As a public health measure, if a lead test finds 15 parts per billion, the Environmental Protection Agency (EPA) recommends that action be taken by municipalities and homeowners to avoid major health risks. In Flint, 90 percent of homes tested at 27 ppb or less. In St. Louis, 16 public schools tested at or above 30 ppb, with the highest readings between 200 ppb and 300 ppb. St. Louis’s public schools serve a student population that is more than 80 percent black, with 85 percent of students qualifying for the district’s free lunch program. Because the brain and neurological systems are still developing throughout childhood, exposure to lead puts children at increased risk of developmental delays or permanent damage. In neighboring St. Louis County school districts--where many of the students are white, wealthier, and have access to more resources--the idea of students consuming lead-contaminated water would be unthinkable.
These lead findings in St. Louis Public Schools are just the latest link in a generations-long story and struggle against environmental racism. On our nation’s first Earth Day in 1970, the St. Louis Metropolitan Black Survival Committee, a collective of Black residents advocating for the environmental concerns affecting Black communities, organized a “guerilla street theater” program called, “Black Survival: A Collage of Skits.” The event featured a series of short skits designed to raise awareness and educate audiences about the poor living conditions and environmental hazards impacting poor Black communities in St. Louis. The performance was part of a broader community effort to push the city’s politicians to address the rampant lead poisoning happening in Black neighborhoods. The closing monologue that day was given by a young man whose mother suffered from environment-induced respiratory problems:
How long must we wait before the world is free of pollution! Must we first stand on the brink of extinction and be devoured by rats and cockroaches and wars that never end… Our rich white brothers aren’t concerned about poor people being unemployed, they don’t care about the lousy schools. Or cops who whop the heads of the poor, and they don’t care about the expressways that displaced our neighborhoods and the problems of pollution they bring in.
The St. Louis Metropolitan Black Survival Committee recognized that their community-wide frustrations, oppressive living conditions and daily experiences with racism were the result of being systematically disenfranchised and continually disempowered by political leadership. The environmental concerns plaguing poor Black residents were not altogether separate from issues like police brutality, poverty, education disparity, and urban renewal.

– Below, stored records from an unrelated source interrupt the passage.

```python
SIGNATURES = {
    "einx_version": (c_char_p, []),
    "einx_abi_version": (c_int, []),
    "einx_build_flags": (c_char_p, []),
    "einx_params_hash": (c_int, [c_void_p, c_int, c_void_p, c_void_p, c_void_p, c_void_p]),
    "einx_last_error": (c_char_p, []),
    "einx_math_eval": (c_int, [c_int, c_void_p, ctypes.c_longlong, c_void_p, c_void_p]),
    "einx_fork_stream_of": (c_void_p, [c_void_p]),
    "einx_fork_stream_prepare_beside": (c_int, [c_void_p, ctypes.POINTER(c_void_p), c_int]),
    "einx_stream_overlap_us": (c_int, [c_void_p, c_void_p, c_int, ctypes.POINTER(ctypes.c_float)]),
    "einx_device_count": (c_int, []),
    "einx_profile_enable": (c_int, [c_int]),
    "einx_profile_report": (c_int, [c_char_p, c_size_t]),
    "einx_extractor_create": (c_void_p, [ctypes.POINTER(ExtractorDesc)]),
    "einx_extractor_destroy": (None, [c_void_p]),
    "einx_fork_stream_prepare": (c_int, [c_void_p]),
    "einx_fork_stream_release": (c_int, [c_void_p]),
    "einx_fork_stream_count": (c_int, []),
    "einx_side_stream": (c_void_p, [c_void_p, c_int, ctypes.POINTER(c_void_p), c_int]),
    "einx_extract_shapes": (c_int, [c_void_p, c_int, c_int, ctypes.POINTER(ExtractShapes)]),
    "einx_extract_ws_bytes": (c_size_t, [c_void_p, c_int, c_int, c_int, c_int, c_int]),
    "einx_extract": (c_int, [c_void_p, c_void_p, c_void_p, c_int, c_int, c_int, c_int, c_void_p, c_size_t, ctypes.POINTER(ExtractOut), c_void_p]),
    "einx_extract_watch": (c_int, [c_void_p, c_void_p, c_void_p, c_int, c_int, c_int, c_int, c_void_p, c_size_t, ctypes.POINTER(ExtractOut),
                           ctypes.POINTER(WeightWatch), c_void_p]),
    "einx_conv_last_kernel": (c_char_p, []),
    "einx_conv_weight_elems": (c_size_t, [c_int, c_int, c_int]),
    "einx_conv_repack": (c_int, [c_void_p, c_int, c_int, c_int, c_void_p, c_void_p]),
    "einx_bn_fold": (c_int, [c_void_p, c_void_p, c_void_p, c_void_p, c_float, c_int, c_void_p, c_void_p, c_void_p]),
    "einx_conv_block": (c_int, [c_void_p, c_int, c_int, c_int, c_int, c_int, c_int, c_int, ctypes.POINTER(ConvDesc), c_void_p, c_void_p]),
    "einx_conv_first_two_fused_ok": (c_int, [ctypes.POINTER(ConvDesc), ctypes.POINTER(ConvDesc), c_int, c_int, c_int]),
    "einx_conv_first_two_fused": (c_int, [c_void_p, c_int, c_int, c_int, c_int, c_int, c_int, c_int, ctypes.POINTER(ConvDesc), ctypes.POINTER(ConvDesc),
                                  c_void_p, c_void_p]),
    "einx_div_inplace": (c_int, [c_void_p, c_size_t, c_float, c_void_p]),
    "einx_image_prepare": (c_int, [c_void_p, c_int, c_int, c_int, c_int, ctypes.c_longlong, ctypes.c_longlong, ctypes.c_longlong, ctypes.c_longlong,
                           c_float, c_void_p, c_void_p]),
    "einx_score_map": (c_int, [c_void_p, c_int, c_int, c_int, c_int, c_void_p, c_int, c_int, c_int, c_int, c_int, c_int, c_void_p,
                               c_void_p, c_void_p]),
    "einx_remove_border": (c_int, [c_void_p, c_int, c_int, c_int, c_int, c_void_p]),
    "einx_detect_ws_bytes": (c_size_t, [ctypes.POINTER(DetectParams)]),
    "einx_detect": (c_int, [c_void_p, ctypes.POINTER(DetectParams), c_void_p, c_void_p, c_void_p, c_void_p, c_void_p, c_void_p,
                            c_void_p, c_void_p]),
    "einx_desc_sample": (c_int, [c_void_p, c_int, c_int, c_int, c_int, c_int, c_int, c_int, c_int, c_void_p, c_void_p, c_int, c_float,
                                 c_void_p, c_void_p]),
    "einx_normalize_map": (c_int, [c_void_p, c_int, c_int, c_int, c_float, c_void_p, c_void_p, c_void_p]),
    "einx_upsample_ws_bytes": (c_size_t, [c_int, c_int, c_int]),
    "einx_upsample_normalize": (c_int, [c_void_p, c_int, c_int, c_int, c_int, c_int, c_int, c_int, c_int, c_int, c_int, c_float,
                                        c_void_p, c_void_p, c_size_t, c_void_p]),
    "einx_mnn_ws_bytes": (c_size_t, [c_int, c_int, c_int]),
    "einx_mnn": (c_int, [c_void_p, c_void_p, c_int, c_void_p, c_void_p, c_int, c_int, c_int, c_void_p, c_void_p, c_void_p, c_void_p,
                         c_void_p, c_void_p, c_void_p]),
    "einx_mnn_gather": (c_int, [c_void_p, c_void_p, c_int, c_void_p, c_void_p, c_int, c_int, c_int, c_void_p, c_void_p, c_void_p, c_void_p,
                                c_void_p, c_void_p, c_void_p, c_void_p, c_int, c_void_p, c_void_p, c_void_p, c_void_p]),
    "einx_mnn_thresh": (c_int, [c_void_p, c_void_p, c_int, c_void_p, c_void_p, c_int, c_int, c_int, c_int, c_float, c_int, c_float, c_void_p,
                                c_void_p, c_void_p, c_void_p, c_void_p, c_void_p, c_void_p]),
    "einx_gather_matches": (c_int, [c_void_p, c_void_p, c_void_p, c_void_p, c_int, c_int, c_int, c_int, c_void_p, c_void_p, c_void_p,
                                    c_void_p]),
    "einx_events_ws_bytes": (c_size_t, [c_int, c_int, c_int]),
    "einx_voxel_ws_bytes": (c_size_t, [c_int, c_int, c_int, c_int, ctypes.c_int64]),
    "einx_voxel_grid": (c_int, [c_void_p, c_void_p, c_void_p, c_void_p, c_void_p, c_int, c_int, c_int, c_int, c_int, c_void_p, c_void_p,
                                c_size_t, c_void_p]),
    "einx_events_mask": (c_int, [c_void_p, c_void_p, c_void_p, c_int, c_int, c_int, c_void_p, c_void_p, c_void_p]),
    "einx_time_surface_ws_bytes": (c_size_t, [c_int, c_int, c_int, c_int, ctypes.c_int64]),
    "einx_event_stack_ws_bytes": (c_size_t, [c_int, c_int, c_int, c_int, ctypes.c_int64]),
    "einx_distance_map_ws_bytes": (c_size_t, [c_int, c_int, c_int, c_int, ctypes.c_int64]),
    "einx_time_surface": (c_int, [c_void_p, c_void_p, c_void_p, c_void_p, c_void_p, c_int, c_int, c_int, c_int, c_void_p, c_void_p, c_size_t,
                                  c_void_p]),
    "einx_event_stack": (c_int, [c_void_p, c_void_p, c_void_p, c_void_p, c_void_p, c_int, c_int, c_int, c_int, c_void_p, c_void_p, c_size_t,
                                 c_void_p]),
    "einx_distance_map": (c_int, [c_void_p, c_void_p, c_void_p, c_void_p, c_void_p, c_int, c_int, c_int, c_int, c_void_p, c_void_p, c_size_t,
                                  c_void_p]),
    "einx_events_pack": (c_int, [ctypes.POINTER(EventArrays), c_int, c_void_p, c_void_p, c_void_p, c_void_p, c_void_p, c_int]),
    "einx_metrics_ws_bytes": (c_size_t, [ctypes.POINTER(MetricParams)]),
    "einx_pair_metrics": (c_int, [ctypes.POINTER(MetricParams)] + [c_void_p] * 13),
    "einx_relative_pose_ws_bytes": (c_size_t, [ctypes.POINTER(PoseParams)]),
    "einx_relative_pose": (c_int, [ctypes.POINTER(PoseParams)] + [c_void_p] * 13),
    "einx_essential_5pt": (c_int, [c_void_p, c_void_p, c_int, c_void_p, c_void_p, c_void_p]),
    "einx_homography_ws_bytes": (c_size_t, [ctypes.POINTER(HomographyParams)]),
    "einx_homography": (c_int, [ctypes.POINTER(HomographyParams)] + [c_void_p] * 11),
    "einx_homography_dlt": (c_int, [c_void_p, c_void_p, c_int, c_int, c_void_p, c_void_p, c_void_p]),
    "einx_gt_matches_ws_bytes": (c_size_t, [ctypes.POINTER(GtMatchesParams)]),
    "einx_gt_project": (c_int, [ctypes.POINTER(GtMatchesParams)] + [c_void_p] * 23),
    "einx_gt_warp": (c_int, [ctypes.POINTER(GtMatchesParams)] + [c_void_p] * 8),
    "einx_gt_label": (c_int, [ctypes.POINTER(GtMatchesParams)] + [c_void_p] * 17),
    "einx_gt_matches": (c_int, [ctypes.POINTER(GtMatchesParams)] + [c_void_p] * 30),
    "einx_match_pr": (c_int, [c_void_p, c_void_p, c_void_p, c_void_p, c_int, c_int, c_void_p, c_void_p]),
    "einx_desc_loss_ws_bytes": (c_size_t, [c_int] * 11),
    "einx_desc_loss": (c_int, [c_void_p, c_float, c_void_p, c_float] + [c_int] * 11 + [c_void_p, c_int, c_int, c_void_p, c_void_p, c_size_t, c_void_p]),
    "einx_map_loss_ws_bytes": (c_size_t, [c_int, c_int]),
    "einx_map_loss": (c_int, [c_void_p, c_void_p, c_int, c_int, c_int, c_void_p, c_int, c_int, c_int, c_void_p, c_void_p, c_size_t, c_void_p]),
    "einx_logits_loss": (c_int, [c_void_p, c_void_p] + [c_int] * 9 + [c_void_p, c_int, c_void_p, c_void_p, c_size_t, c_void_p]),
    "einx_linear": (c_int, [c_void_p, c_int, c_int, c_void_p, c_void_p, c_int, c_void_p, c_int, c_void_p]),
    "einx_lg_ws_bytes": (c_size_t, [c_int, c_int, c_int, c_int, c_int]),
    "einx_lg_ws_bytes_heads": (c_size_t, [c_int, c_int, c_int, c_int, c_int, c_int]),
    "einx_lightglue": (c_int, [ctypes.POINTER(LgWeights), c_void_p, c_void_p, c_void_p, c_int, c_void_p, c_void_p, c_void_p, c_int,
                               c_int, c_float, c_float, c_float, c_float, c_void_p, c_void_p, c_void_p, c_void_p, c_void_p, c_void_p,
                               c_void_p, c_void_p, c_int, c_void_p]),
    "einx_lightglue_early_stop_ws_bytes": (c_size_t, [c_int] * 7),
# ... 48 lines not shown
```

Of equal importance to St. Louis’s history of environmental racism is the closing monologue’s mention of the role white residents played in the perpetuation of these life-threatening conditions. In the middle of the 20th century, swaths of white St. Louisans fled the city and formed a number of small towns in St. Louis County. These municipalities--90 of which still exist today--allowed residents to control the circulation of their wealth within homogeneous suburbs outside of the city limits. Many of the white residents who moved to the St. Louis County during this period still commuted to the city for work. But by 1970, St. Louis’s city population was 622,236--down from the 1950 peak of 856,769. This massive population shift out of the city, generally known as white flight, pushed Black St. Louis City residents, their tax base, and their infrastructure into a spiraling crisis.

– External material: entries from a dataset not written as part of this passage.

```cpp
static int check_level(smg_hierarchy* h, int lv, bool args_ok, const char* who, const Csr** G)
{
    if (!h || lv < 0 || lv >= h->n_levels - 1 || !args_ok) return fail(SMG_ERR_INVALID, "%s: bad arguments", who);
    int rc = ensure_A_int(h, lv);
    if (rc) return rc;
    const Level& Lv = h->lv[lv];
    if (Lv.A_int.nr != Lv.n || Lv.n == 0 || h->bs != 1) return fail(SMG_ERR_INVALID, "%s: the host half of smg_precompute has not run (scalar hierarchies only)", who);
    *G = &Lv.A_int;
    return SMG_OK;
}
static std::vector<double> check_vector(int n, bool rhs)
{
    std::vector<double> v((size_t)n);
    for (int i = 0; i < n; i++) v[(size_t)i] = rhs ? std::cos(0.11 * i) - 0.5 * std::sin(2.1 * i) : std::sin(0.37 * i) + 0.25 * std::cos(1.3 * i);
    return v;
}
static double max_diff(const std::vector<double>& y, const std::vector<double>& ref)
{
    double d = 0.0;
    for (size_t i = 0; i < y.size(); i++) d = std::max(d, std::fabs(y[i] - ref[i]));
    return d;
}
static int check_partition(const Csr& G, const char* plan, const char* part, const char* parts, int n_parts, int n_colors, const std::vector<int>& color_ptr,
                           const std::vector<int>& part_ptr, const std::vector<int>& rows, int max_rows)
{
    const int n = G.nr;
    std::vector<int> part_of((size_t)n, -1), col_of_part((size_t)n_parts, -1);
    for (int c = 0; c < n_colors; c++) for (int q = color_ptr[(size_t)c]; q < color_ptr[(size_t)c + 1]; q++) col_of_part[(size_t)q] = c;
    for (int q = 0; q < n_parts; q++) {
        if (part_ptr[(size_t)q + 1] - part_ptr[(size_t)q] > max_rows) return fail(SMG_ERR_INVALID, "%s: %s %d has more than %d rows", plan, part, q, max_rows);
        for (int t = part_ptr[(size_t)q]; t < part_ptr[(size_t)q + 1]; t++) {
            const int i = rows[(size_t)t];
            if (i < 0 || i >= n || part_of[(size_t)i] >= 0) return fail(SMG_ERR_INVALID, "%s: row %d is not in exactly one %s", plan, i, part);
            part_of[(size_t)i] = q;
        }
    }
    for (int i = 0; i < n; i++) {
        if (part_of[(size_t)i] < 0) return fail(SMG_ERR_INVALID, "%s: row %d is in no %s", plan, i, part);
        for (int p = G.ptr[(size_t)i]; p < G.ptr[(size_t)i + 1]; p++) {
            const int j = G.col[(size_t)p];
            if (part_of[(size_t)j] != part_of[(size_t)i] && col_of_part[(size_t)part_of[(size_t)j]] == col_of_part[(size_t)part_of[(size_t)i]])
                return fail(SMG_ERR_INVALID, "%s: %s %d and %d share an entry and a colour", plan, parts, part_of[(size_t)i], part_of[(size_t)j]);
        }
    }
    return SMG_OK;
}
static void ordered_sweep(const Csr& G, const std::vector<int>& rows, const std::vector<double>& b, std::vector<double>& x)
{
    const int n = G.nr;
    std::vector<int> pos((size_t)n);
    for (int t = 0; t < n; t++) pos[(size_t)rows[(size_t)t]] = t;
    std::vector<std::pair<int, int>> ent;
    for (int t = 0; t < n; t++) {
        const int i = rows[(size_t)t];
        ent.clear();
        double diag = 1.0;
        for (int p = G.ptr[(size_t)i]; p < G.ptr[(size_t)i + 1]; p++) {
            if (G.col[(size_t)p] == i) diag = G.val[(size_t)p]; else ent.emplace_back(pos[(size_t)G.col[(size_t)p]], p);
        }
        std::sort(ent.begin(), ent.end());
        double acc = 0.0;
        for (const auto& e : ent) acc += G.val[(size_t)e.second] * x[(size_t)G.col[(size_t)e.second]];
        x[(size_t)i] = (b[(size_t)i] - acc) / diag;
    }
}

extern "C" int smg_debug_check_tiling_plan(smg_hierarchy* h, int lv, int sweeps, int tile_rows, int* n_tiles, int* max_ext_rows, double* redundancy,
                                           double* max_abs_diff)
{
    return guarded("smg_debug_check_tiling_plan", [&]() -> int {
        const Csr* G = nullptr;
        int rc = check_level(h, lv, !(sweeps < 1 || tile_rows < 8), "smg_debug_check_tiling_plan", &G);
        if (rc) return rc;
        const int n = G->nr;
        const TiledGs P = build_tiled_gs(*G, h->lv[lv].ord.color_ptr, sweeps, tile_rows, 1 << 20, 1 << 20);
        if (n_tiles) *n_tiles = P.n_tiles;
        if (max_ext_rows) *max_ext_rows = P.max_ext;
        if (redundancy) *redundancy = P.n_tiles ? (double)P.updates / ((double)sweeps * n) : 0.0;
        if (max_abs_diff) *max_abs_diff = 0.0;
        if (P.empty()) return SMG_OK;
        const std::vector<double> x = check_vector(n, false), b = check_vector(n, true);
        std::vector<double> ref = x, y((size_t)n, 0.0);
        const std::vector<int>& cp = h->lv[lv].ord.color_ptr;
        for (int s = 0; s < sweeps; s++)
            for (size_t c = 0; c + 1 < cp.size(); c++)
                for (int i = cp[c]; i < cp[c + 1]; i++) {
                    double acc = 0.0, diag = 1.0;
                    for (int p = G->ptr[(size_t)i]; p < G->ptr[(size_t)i + 1]; p++) {
                        if (G->col[(size_t)p] == i) diag = G->val[(size_t)p];
                        else acc += G->val[(size_t)p] * ref[(size_t)G->col[(size_t)p]];
                    }
                    ref[(size_t)i] = (b[(size_t)i] - acc) / diag;
                }
        const int bad = tiled_sweep_host(P, b.data(), x.data(), y.data());
        if (bad >= 0) return fail(SMG_ERR_INVALID, "tiling plan: tile %d holds a column outside its image", bad);
        if (max_abs_diff) *max_abs_diff = max_diff(y, ref);
        return SMG_OK;
    });
}

extern "C" int smg_debug_check_wave_gs_plan(smg_hierarchy* h, int lv, int piece_rows, int pieces_mode, int* n_pieces, int* n_colors, double* stats, double* max_abs_diff)
{
    return guarded("smg_debug_check_wave_gs_plan", [&]() -> int {
        const Csr* G = nullptr;
        int rc = check_level(h, lv, !(piece_rows < 8), "smg_debug_check_wave_gs_plan", &G);
        if (rc) return rc;
        const WgsPlan P = build_wgs(*G, std::min(piece_rows, (int)WGS_ROWS), pieces_mode);
        if (n_pieces) *n_pieces = P.n_pieces;
        if (n_colors) *n_colors = P.n_colors;
        if (stats) { stats[0] = P.rim_ratio; stats[1] = P.phases_mean; stats[2] = (double)P.phases_max; }
        if (max_abs_diff) *max_abs_diff = 0.0;
        if (P.empty()) return SMG_OK;
        if ((rc = check_partition(*G, "wave plan", "piece", "pieces", P.n_pieces, P.n_colors, P.color_ptr, P.piece_ptr, P.rows, WGS_ROWS))) return rc;
        const std::vector<double> x = check_vector(G->nr, false), b = check_vector(G->nr, true);
        std::vector<double> ref = x, y = x;
        ordered_sweep(*G, P.rows, b, ref);
        wgs_sweep_host(P, b.data(), y.data());
        if (max_abs_diff) *max_abs_diff = max_diff(y, ref);
        return SMG_OK;
    });
}

extern "C" int smg_debug_check_block_gs_plan(smg_hierarchy* h, int lv, int block_rows, int* n_blocks, int* n_colors, double* rim, double* fill, double* max_abs_diff)
{
    return guarded("smg_debug_check_block_gs_plan", [&]() -> int {
        const Csr* G = nullptr;
        int rc = check_level(h, lv, !(block_rows < 8), "smg_debug_check_block_gs_plan", &G);
        if (rc) return rc;
        const BgsPlan P = build_bgs(*G, h->lv[lv].ord.color_ptr, std::min(block_rows, (int)BGS_ROWS));
        if (n_blocks) *n_blocks = P.n_blocks;
        if (n_colors) *n_colors = P.n_colors;
        if (rim) *rim = P.rim;
        if (fill) *fill = P.fill;
        if (max_abs_diff) *max_abs_diff = 0.0;
        if (P.empty()) return SMG_OK;
        if ((rc = check_partition(*G, "block plan", "block", "blocks", P.n_blocks, P.n_colors, P.color_ptr, P.blk_ptr, P.rows, INT_MAX))) return rc;
        const std::vector<double> x = check_vector(G->nr, false), b = check_vector(G->nr, true);
        std::vector<double> ref = x, y = x;
        ordered_sweep(*G, P.rows, b, ref);
        const long bad = bgs_sweep_host(P, b.data(), y.data());
        if (bad >= 0) return fail(SMG_ERR_INVALID, "block plan: local index %d outside the image of %d rows", P.eidx[(size_t)bad], P.xrows);
        if (max_abs_diff) *max_abs_diff = max_diff(y, ref);
        return SMG_OK;
    });
}
```

surface_multigrid_code_amd/csrc/smg_tiled.cpp:

```cpp
#include "smg_tiled.hpp"
#include "smg_bgs.hpp"

#include <algorithm>
#include <array>

namespace smg {

namespace {
struct TileData {
    std::vector<int> ext;
    std::array<int, TILED_NCMAX> n_loc{}, m{};
    std::array<std::array<int, TILED_PMAX + 1>, TILED_NCMAX> cnt{};
    int W = 0;
    std::array<std::vector<int>, TILED_NCMAX> pcol, pentry, prow, pdentry;
    std::array<std::vector<double>, TILED_NCMAX> pval, pdiag;
    long updates = 0;
    bool ok = true;
};
}

std::vector<int> partition_tiles(const Csr& G, int tile_rows, int* n_tiles)
{
    const int n = G.nr;
    std::vector<int> part((size_t)n, 0), order((size_t)n), dist((size_t)n, -1);
    for (int i = 0; i < n; i++) order[(size_t)i] = i;
    struct Seg { int b, e; };
    std::vector<Seg> cur{{0, n}}, done;
    std::vector<int> stamp((size_t)n, -1);
    int id_base = 0;
    while (!cur.empty()) {
        std::vector<Seg> left(cur.size()), right(cur.size());
        std::vector<char> split(cur.size(), 0);
        parallel_for((long)cur.size(), 1, [&](long s0, long s1) {
            std::vector<int> queue;
            for (long s = s0; s < s1; s++) {
                const Seg sg = cur[(size_t)s];
                if (sg.e - sg.b <= tile_rows) continue;
                const int id = id_base + (int)s;
                for (int i = sg.b; i < sg.e; i++) { __atomic_store_n(&stamp[(size_t)order[(size_t)i]], id, __ATOMIC_RELAXED); dist[(size_t)order[(size_t)i]] = -1; }
                auto bfs = [&](int root) {
                    queue.clear();
                    for (int i = sg.b; i < sg.e; i++) dist[(size_t)order[(size_t)i]] = -1;
                    size_t head = 0;
                    int scan = sg.b;
                    int cur_root = root;
                    while ((int)queue.size() < sg.e - sg.b) {
                        if (head == queue.size()) {
                            while (cur_root < 0 || dist[(size_t)cur_root] >= 0) { cur_root = order[(size_t)scan]; scan++; }
                            dist[(size_t)cur_root] = queue.empty() ? 0 : dist[(size_t)queue.back()] + 1;
                            queue.push_back(cur_root);
                            cur_root = -1;
                        }
                        const int v = queue[head++];
                        for (int p = G.ptr[(size_t)v]; p < G.ptr[(size_t)v + 1]; p++) {
                            const int q = G.col[(size_t)p];
                            if (__atomic_load_n(&stamp[(size_t)q], __ATOMIC_RELAXED) == id && dist[(size_t)q] < 0) { dist[(size_t)q] = dist[(size_t)v] + 1; queue.push_back(q); }
                        }
                    }
                    return queue.back();
                };
                const int far1 = bfs(order[(size_t)sg.b]);
                bfs(far1);
                for (int i = 0; i < sg.e - sg.b; i++) order[(size_t)sg.b + i] = queue[(size_t)i];
                const int mid = sg.b + (sg.e - sg.b) / 2;
                left[(size_t)s] = {sg.b, mid};
                right[(size_t)s] = {mid, sg.e};
                split[(size_t)s] = 1;
            }
        });
        id_base += (int)cur.size();
        std::vector<Seg> nxt;
        for (size_t s = 0; s < cur.size(); s++) {
            if (split[s]) { nxt.push_back(left[s]); nxt.push_back(right[s]); }
            else done.push_back(cur[s]);
        }
        cur.swap(nxt);
    }
    std::sort(done.begin(), done.end(), [](const Seg& a, const Seg& c) { return a.b < c.b; });
    *n_tiles = (int)done.size();
    for (size_t t = 0; t < done.size(); t++)
        for (int i = done[t].b; i < done[t].e; i++) part[(size_t)order[(size_t)i]] = (int)t;
    return part;
}
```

THE enduring results of white flight in major metropolitan areas like St. Louis have been studied and well-documented. As white homeowners left the city of St. Louis, many of the resources, community stability, and political sway left with them. What remained was an economically depleted city center, a public school system dependent on property taxes that were suddenly freefalling, and several low income Black communities that had very few advocates or allies among the city’s leadership.
When already inadequate housing conditions worsened in the 1960s, Black families across St. Louis began noticing the physical symptoms of lead poisoning appearing disproportionately in a number of babies and children. Ivory Perry, an outspoken community leader and organizer, was instrumental in pushing the issue of lead poisoning into the political limelight. The Metropolitan Tenants Organization in conjunction with the People’s Coalition Against Lead Poisoning demanded stronger enforcement of the city’s lead control ordinance, cleansing of current dwellings, and more testing and treatment centers for children already affected. Despite the public health evidence and serious health risks, the board of aldermen in St. Louis resisted. In one particularly telling example, the city budget director requested $175 to send a technician to Chicago to learn more about testing lead levels in the bloodstream; the aldermen refused. The living conditions of St. Louis’s Black residents simply wasn’t a political priority.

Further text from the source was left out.